Maxim Dounin [Mon, 30 May 2022 18:25:33 +0000 (21:25 +0300)]
Reworked multi headers to use linked lists.
Multi headers are now using linked lists instead of arrays. Notably,
the following fields were changed: r->headers_in.cookies (renamed
to r->headers_in.cookie), r->headers_in.x_forwarded_for,
r->headers_out.cache_control, r->headers_out.link, u->headers_in.cache_control
u->headers_in.cookies (renamed to u->headers_in.set_cookie).
The r->headers_in.cookies and u->headers_in.cookies fields were renamed
to r->headers_in.cookie and u->headers_in.set_cookie to match header names.
The ngx_http_parse_multi_header_lines() and ngx_http_parse_set_cookie_lines()
functions were changed accordingly.
With this change, multi headers are now essentially equivalent to normal
headers, and following changes will further make them equivalent.
Maxim Dounin [Mon, 30 May 2022 18:25:32 +0000 (21:25 +0300)]
Combining unknown headers during variables lookup (ticket #1316).
Previously, $http_*, $sent_http_*, $sent_trailer_*, $upstream_http_*,
and $upstream_trailer_* variables returned only the first header (with
a few specially handled exceptions: $http_cookie, $http_x_forwarded_for,
$sent_http_cache_control, $sent_http_link).
With this change, all headers are returned, combined together. For
example, $http_foo variable will be "a, b" if there are "Foo: a" and
"Foo: b" headers in the request.
Note that $upstream_http_set_cookie will also return all "Set-Cookie"
headers (ticket #1843), though this might not be what one want, since
the "Set-Cookie" header does not follow the list syntax (see RFC 7230,
section 3.2.2).
Maxim Dounin [Mon, 30 May 2022 18:25:30 +0000 (21:25 +0300)]
Uwsgi: combining headers with identical names (ticket #1724).
The uwsgi specification states that "The uwsgi block vars represent a
dictionary/hash". This implies that no duplicate headers are expected.
Further, provided headers are expected to follow CGI specification,
which also requires to combine headers (RFC 3875, section "4.1.18.
Protocol-Specific Meta-Variables"): "If multiple header fields with
the same field-name are received then the server MUST rewrite them
as a single value having the same semantics".
Maxim Dounin [Mon, 30 May 2022 18:25:28 +0000 (21:25 +0300)]
SCGI: combining headers with identical names (ticket #1724).
SCGI specification explicitly forbids headers with duplicate names
(section "3. Request Format"): "Duplicate names are not allowed in
the headers".
Further, provided headers are expected to follow CGI specification,
which also requires to combine headers (RFC 3875, section "4.1.18.
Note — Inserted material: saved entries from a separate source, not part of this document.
# ydchen0806/CLC

Hardware: AMD Instinct MI355X
Metric: images/sec fwd+bwd @256x256 bs8; bpp+PSNR parity vs ref (higher is better)
Workload: dtype f32; 1 GPU; CLC N=64 lambda=0.0067 MSE, 256x256 bs8/GPU, n_refs=1: fwd + RD loss + bwd + clip_grad_norm + AdamW + aux step (configs[1]); global_batch=8, parallelism=dp1, ranks_seen=1, collective=none, hip_graph=True

## Files before the change

clc_amd/csrc/common.h:

```cpp
#pragma once
#include <hip/hip_runtime.h>
#include <stdarg.h>
#include <stdio.h>
#include "../../include/clc_hip.h"

typedef float f32x2 __attribute__((ext_vector_type(2)));
typedef float f32x4 __attribute__((ext_vector_type(4)));
typedef float f32x16 __attribute__((ext_vector_type(16)));

void clc_set_error(const char* fmt, ...);

enum {  CLC_TUNE_WGRAD_STREAMK = 1,
       CLC_TUNE_SPLITK_PIX = 4 , CLC_TUNE_SPLITK_MAXC = 5 ,
       CLC_TUNE_SPLITK_PF = 6 ,
       CLC_TUNE_1X1_TILE = 7 ,
       CLC_TUNE_XCD_MAP = 8 ,
       CLC_TUNE_WGRAD_DMA = 9 ,
       CLC_TUNE_REG_EPI = 10 ,
       CLC_TUNE_DGRAD_SPLITK = 11 ,
       CLC_TUNE_P1X1 = 13 ,
       CLC_TUNE_BF16 = 14 ,
       CLC_TUNE_TILE256 = 15 ,
       CLC_TUNE_ATTN_4B = 16 ,
       CLC_TUNE_HEAVY128 = 17 ,
       CLC_TUNE_ATTN_SPLIT = 18 ,
       CLC_TUNE_N16 = 20 ,
       CLC_TUNE_LIN = 21 ,
       CLC_TUNE_HALO = 22 ,
       CLC_TUNE_WINO = 23 ,
       CLC_TUNE_SPLIT = 24 ,
       CLC_TUNE_COUNT = 25 };
extern int clc_tuning[CLC_TUNE_COUNT];
int clc_conv_halo_launch(const void* conv_params, const float* wpk, hipStream_t st);
int clc_conv_wino_launch(const void* conv_params, const float* u, hipStream_t st);
int clc_conv5_launch(const clc_conv_desc* d, hipStream_t st);
size_t clc_conv5_wgrad_workspace_bytes(const clc_wgrad_desc* d);
int clc_conv5_wgrad_launch(const clc_wgrad_desc* d, hipStream_t st);
int clc_lin_launch(const float* x, int ldx, const float* w, const float* bias, const float* res, int ldr, float res_scale, float* y, int ldy, long M, int Cin,
                   int Cout, hipStream_t st);

#define CLC_CHECK(cond, ...)            \
  do {                                  \
    if (!(cond)) {                      \
      clc_set_error(__VA_ARGS__);       \
      return -1;                        \
    }                                   \
  } while (0)

#define CLC_LAUNCH_CHECK()                                              \
  do {                                                                  \
    hipError_t e_ = hipGetLastError();                                  \
    if (e_ != hipSuccess) {                                             \
      clc_set_error("%s:%d launch failed: %s", __FILE__, __LINE__, hipGetErrorString(e_)); \
      return -2;                                                        \
    }                                                                   \
  } while (0)

struct PerDeviceOnce {
  bool done[32] = {};
  bool first() {
    int d = 0;
    if (hipGetDevice(&d) != hipSuccess || d < 0 || d >= 32) return true;
    if (done[d]) return false;
    done[d] = true;
    return true;
  }
};
// ... 130 lines not shown
```

clc_amd/csrc/conv_igemm.hip:

```cpp
#include "common.h"
#ifndef CLC_PF32
#define CLC_PF32 3
#endif

namespace {
#include "conv_common.h"
template <int BM, int BN, int WM, int WN, bool TR>
__global__ __launch_bounds__(64 * WM * WN, (64 * WM * WN) >= 512 ? 4 : ((64 * WM * WN) >= 256 ? 2 : 4))
void conv_igemm_kernel(const ConvParams p) {
  constexpr int NT = 64 * WM * WN;
  constexpr int TM = BM / WM / 32, TN = BN / WN / 32;
  constexpr int A_P = BM * 8 / NT, B_P = BN * 8 / NT;
  static_assert(TM >= 1 && TN >= 1 && A_P * NT == BM * 8 && B_P * NT == BN * 8, "tile");
  extern __shared__ __attribute__((aligned(16))) float smem[];
  float* As = smem;
  float* Bs = smem + 2 * BM * LD;

  const int tid = threadIdx.x, lane = tid & 63, wave = tid >> 6;
  const int wm = wave / WN, wn = wave % WN;
  const int m0 = blockIdx.x * BM, n0 = blockIdx.y * BN;
  const int cls = blockIdx.z, ph = cls >> 1, pw = cls & 1;
  const bool half = p.transposed && p.stride == 2;
  const int DH = half ? p.OH / 2 : p.OH, DW = half ? p.OW / 2 : p.OW;
  const TapGrid tg = make_taps(p, ph, pw);
// ... 1020 lines not shown
extern "C" size_t clc_conv2d_workspace_bytes(const clc_conv_desc* d) {
  if (!d || d->ks == 5) return 0;
  ConvParams p;
  int classes = 1;
  if (fill_params(d, p, classes) < 0) return 0;
  const bool vec_ok = (d->Cin % 4 == 0) && (d->ldx % 4 == 0) && aligned16(d->x) && aligned16(d->w);
  if (!vec_ok || d->Cout < 64) return 0;
  const int img_pix = (d->transposed && d->stride == 2) ? (d->OH / 2) * (d->OW / 2) : d->OH * d->OW;
  if (img_pix > 1024) return 0;
  const int k = conv_ksplit(p, classes);
  return k > 1 ? (size_t)k * classes * p.M * p.Cout * sizeof(float) : 0;
}

extern "C" int clc_conv2d(const clc_conv_desc* d, clc_stream_t stream) {
  hipStream_t st = (hipStream_t)stream;
  if (d && d->ks == 5) return clc_conv5_launch(d, st);
  ConvParams p;
  int classes = 1;
  if (fill_params(d, p, classes) < 0) return -1;
  const bool vec_ok = (d->Cin % 4 == 0) && (d->ldx % 4 == 0) && aligned16(d->x) && aligned16(d->w);
  if (!vec_ok) {
    CLC_CHECK(!d->transposed && !d->xs, "clc_conv2d: unaligned/small-Cin path has no transposed / fused-activation mode (Cin=%d ldx=%d)", d->Cin, d->ldx);
    const int cgroups = (d->Cout + 3) / 4;
    const long total = (long)p.M * cgroups;
    hipLaunchKernelGGL(conv_direct_small_kernel, dim3((unsigned)((total + 255) / 256)), dim3(256), 0, st, p);
    CLC_LAUNCH_CHECK();
    return 1;
  }
  const int img_pix = (d->transposed && d->stride == 2) ? (d->OH / 2) * (d->OW / 2) : d->OH * d->OW;
  const int C = d->Cout;
  const int splitk_pix = clc_tuning[CLC_TUNE_SPLITK_PIX] > 0 ? clc_tuning[CLC_TUNE_SPLITK_PIX] : 256;
  const bool small_map = img_pix <= 256 || (img_pix <= splitk_pix && C <= clc_tuning[CLC_TUNE_SPLITK_MAXC]);
  if (small_map) {
    if (heavy128_split(p, classes) > 1) {
      use_split(p, d, classes);
      if (p.ksplit > 1) return launch<128, 128, 4, 2>(p, classes, st);
    }
    if (img_pix <= 256 && d->transposed && d->ks * d->ks * p.kc_tiles >= 60 && C >= 128 &&
        (long)((p.M + 63) / 64) * ((C + 63) / 64) * classes >= 128) {
      use_split(p, d, classes);
      return launch<64, 64, 2, 2>(p, classes, st);
    }
    const long wg32 = (long)((p.M + 31) / 32) * ((C + 31) / 32) * classes;
    if (C > 32 && wg32 > 256) return launch_splitk<64>(p, classes, st);
    return launch_splitk<32>(p, classes, st);
  }
  p.bf16 = clc_tuning[CLC_TUNE_BF16] != 0 && img_pix > 256;
  if ((clc_tuning[CLC_TUNE_WINO] & (d->transposed ? 2 : 1)) && d->w_wino && d->ks == 3 && d->stride == 1 && classes == 1) {
    const int v = clc_conv_wino_launch(&p, d->w_wino, st);
    if (v) return v;
  }
  if (clc_tuning[CLC_TUNE_HALO] && d->w_packed && d->ks == 3 && d->stride == 1 && classes == 1) {
    const int v = clc_conv_halo_launch(&p, d->w_packed, st);
    if (v) return v;
  }
  if (img_pix <= 1024) {
    if (C >= 64) {
      use_split(p, d, classes);
      return launch<64, 64, 2, 2>(p, classes, st);
    }
    return launch<64, 32, 2, 1>(p, classes, st);
  }
  if (clc_tuning[CLC_TUNE_LIN] && d->ks == 1 && d->stride == 1 && classes == 1 && vec_ok && !p.shuffle && !p.group_rows && !p.xs && p.in_op == CLC_IN_NONE &&
      p.act == CLC_ACT_NONE && p.norm == CLC_NORM_NONE && !p.y_pre && !p.res_gate && !p.out_gate && p.ldw == p.Cin && p.vec_epi && !p.bf16) {
    const int v = clc_lin_launch(p.x, p.ldx, p.w, p.bias, p.res, p.ldr, p.res_scale, p.y, p.ldy, p.M, p.Cin, p.Cout, st);
    if (v) { CLC_LAUNCH_CHECK(); return v; }
  }
  if (d->ks == 1 && C > 32 && vec_ok) {
    const int v = launch_p1x1(p, classes, st);
    if (v) return v;
  }
  if (clc_tuning[CLC_TUNE_1X1_TILE] && d->ks == 1 && p.kc_tiles <= clc_tuning[CLC_TUNE_1X1_TILE] && C > 32) return launch<128, 64, 4, 2>(p, classes, st);
  if (C % 128 == 0 || C >= 384) return launch<128, 128, 4, 2>(p, classes, st);
  if (clc_tuning[CLC_TUNE_TILE256] && d->ks == 3 && C > 32 && C <= 64 && p.M >= 256 * 512 && (!p.group_rows || p.group_rows % 256 == 0))
    return launch<256, 64, 4, 2>(p, classes, st);
  if (C > 32) return launch<128, 64, 4, 2>(p, classes, st);
  if (C <= 16 && vec_ok) {
    const int v = launch_n16(p, classes, st);
    if (v) return v;
  }
  if (clc_tuning[CLC_TUNE_TILE256] && d->ks == 3 && p.M % 128 == 0 && p.M >= 128 * 512) return launch<128, 32, 2, 1>(p, classes, st);
  return launch<64, 32, 2, 1>(p, classes, st);
// ... 10 lines not shown
```

clc_amd/csrc/conv_wino.hip:

```cpp
#include "common.h"

namespace {
#include "conv_common.h"

constexpr int TH = 8, TW = 16, HW = TW + 2, HPIX = (TH + 2) * HW;
constexpr int HALO_FLOATS = HPIX * 128;
constexpr int PIECES = HPIX / 2;

struct WinoParams {
  ConvParams c;
  const float* u;
  int items, ntn, ncg;
  unsigned u_bytes;
};

#ifndef WINO_AB
#define WINO_AB 0
#endif
#if WINO_AB & 32
__device__ unsigned long long wino_dbg[32];
#define WINO_STAMP(k) do { if (blockIdx.x == 0 && tid == 0 && it == i0 + 1) wino_dbg[k] = __builtin_amdgcn_s_memtime(); } while (0)
#else
#define WINO_STAMP(k) do { } while (0)
#endif
#define MFMA(a, b, c) __builtin_amdgcn_mfma_f32_32x32x2f32((a), (b), (c), 0, 0, 0)

constexpr int VB_FLOATS = 16 * 32 * 16;

template <bool SHUF>
__global__ __launch_bounds__(512, 1) void conv_wino_kernel(const WinoParams wp) {
  const ConvParams& p = wp.c;
  extern __shared__ __attribute__((aligned(16))) float smem[];
  float* halo = smem;
  float* bias_s = smem + HALO_FLOATS + 2 * VB_FLOATS;
  float* VV = smem + HALO_FLOATS;
  const int tid = threadIdx.x, lane = tid & 63, wave = tid >> 6;
  const int li = lane & 31, h = lane >> 5;
  const int tiles_w = p.W / TW, tiles_h = p.H / TH;
  const int KCT = wp.ncg * 4;
  const int NC16 = wp.ncg * 8;
  const int i0 = (int)((long)wp.items * blockIdx.x / gridDim.x), i1 = (int)((long)wp.items * (blockIdx.x + 1) / gridDim.x);
  const __amdgpu_buffer_rsrc_t xr = __builtin_amdgcn_make_buffer_rsrc(const_cast<float*>(p.x), 0, p.x_bytes, 0x00020000);
  const __amdgpu_buffer_rsrc_t ur = __builtin_amdgcn_make_buffer_rsrc(const_cast<float*>(wp.u), 0, wp.u_bytes, 0x00020000);
  const int q = tid & 3, t = (tid >> 2) & 31, part = tid >> 7;
  const int ty = t >> 3, tx = t & 7;
  const int wi = wave >> 1, nh = wave & 1;
// ... 204 lines not shown
        } else {
#pragma unroll 1
          for (int a = 0; a < 2; ++a)
#pragma unroll 1
            for (int e = 0; e < 4; ++e) {
              epilogue_store(p, a ? y[1][0][e] : y[0][0][e], bv[e], mrow0 + a * p.OW, co + e, p.OH, p.OW, 0, 0);
              epilogue_store(p, a ? y[1][1][e] : y[0][1][e], bv[e], mrow0 + a * p.OW + 1, co + e, p.OH, p.OW, 0, 0);
            }
        }
      }
      WINO_STAMP(15 + 3 * rd);
    }
  }
}
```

Protocol-Specific Meta-Variables"): "If multiple header fields with
the same field-name are received then the server MUST rewrite them
as a single value having the same semantics".
Maxim Dounin [Mon, 30 May 2022 18:25:27 +0000 (21:25 +0300)]
FastCGI: combining headers with identical names (ticket #1724).
FastCGI responder is expected to receive CGI/1.1 environment variables
in the parameters (see section "6.2 Responder" of the FastCGI specification).
Obviously enough, there cannot be multiple environment variables with
the same name.
Further, CGI specification (RFC 3875, section "4.1.18. Protocol-Specific
Meta-Variables") explicitly requires to combine headers: "If multiple
header fields with the same field-name are received then the server MUST
rewrite them as a single value having the same semantics".
Maxim Dounin [Mon, 30 May 2022 18:25:25 +0000 (21:25 +0300)]
Perl: fixed $r->header_in("Connection").
Previously, the r->header_in->connection pointer was never set despite
being present in ngx_http_headers_in, resulting in incorrect value returned
by $r->header_in("Connection") in embedded perl.
Marcus Ball [Sun, 29 May 2022 23:38:07 +0000 (02:38 +0300)]
Fixed runtime handling of systems without EPOLLRDHUP support.
In 7583:efd71d49bde0 (nginx 1.17.5) along with introduction of the
ioctl(FIONREAD) support proper handling of systems without EPOLLRDHUP
support in the kernel (but with EPOLLRDHUP in headers) was broken.
Before the change, rev->available was never set to 0 unless
ngx_use_epoll_rdhup was also set (that is, runtime test for EPOLLRDHUP
introduced in 6536:f7849bfb6d21 succeeded). After the change,
rev->available might reach 0 on systems without runtime EPOLLRDHUP
support, stopping further reading in ngx_readv_chain() and ngx_unix_recv().
And, if EOF happened to be already reported along with the last event,
it is not reported again by epoll_wait(), leading to connection hangs
and timeouts on such systems.
This affects Linux kernels before 2.6.17 if nginx was compiled
with newer headers, and, more importantly, emulation layers, such as
DigitalOcean's App Platform's / gVisor's epoll emulation layer.
Fix is to explicitly check ngx_use_epoll_rdhup before the corresponding
rev->pending_eof tests in ngx_readv_chain() and ngx_unix_recv().
SSL: logging level of "application data after close notify".
Such fatal errors are reported by OpenSSL 1.1.1, and similarly by BoringSSL,
if application data is encountered during SSL shutdown, which started to be
observed on the second SSL_shutdown() call after SSL shutdown fixes made in 09fb2135a589 (1.19.2). The error means that the client continues to send
application data after receiving the "close_notify" alert (ticket #2318).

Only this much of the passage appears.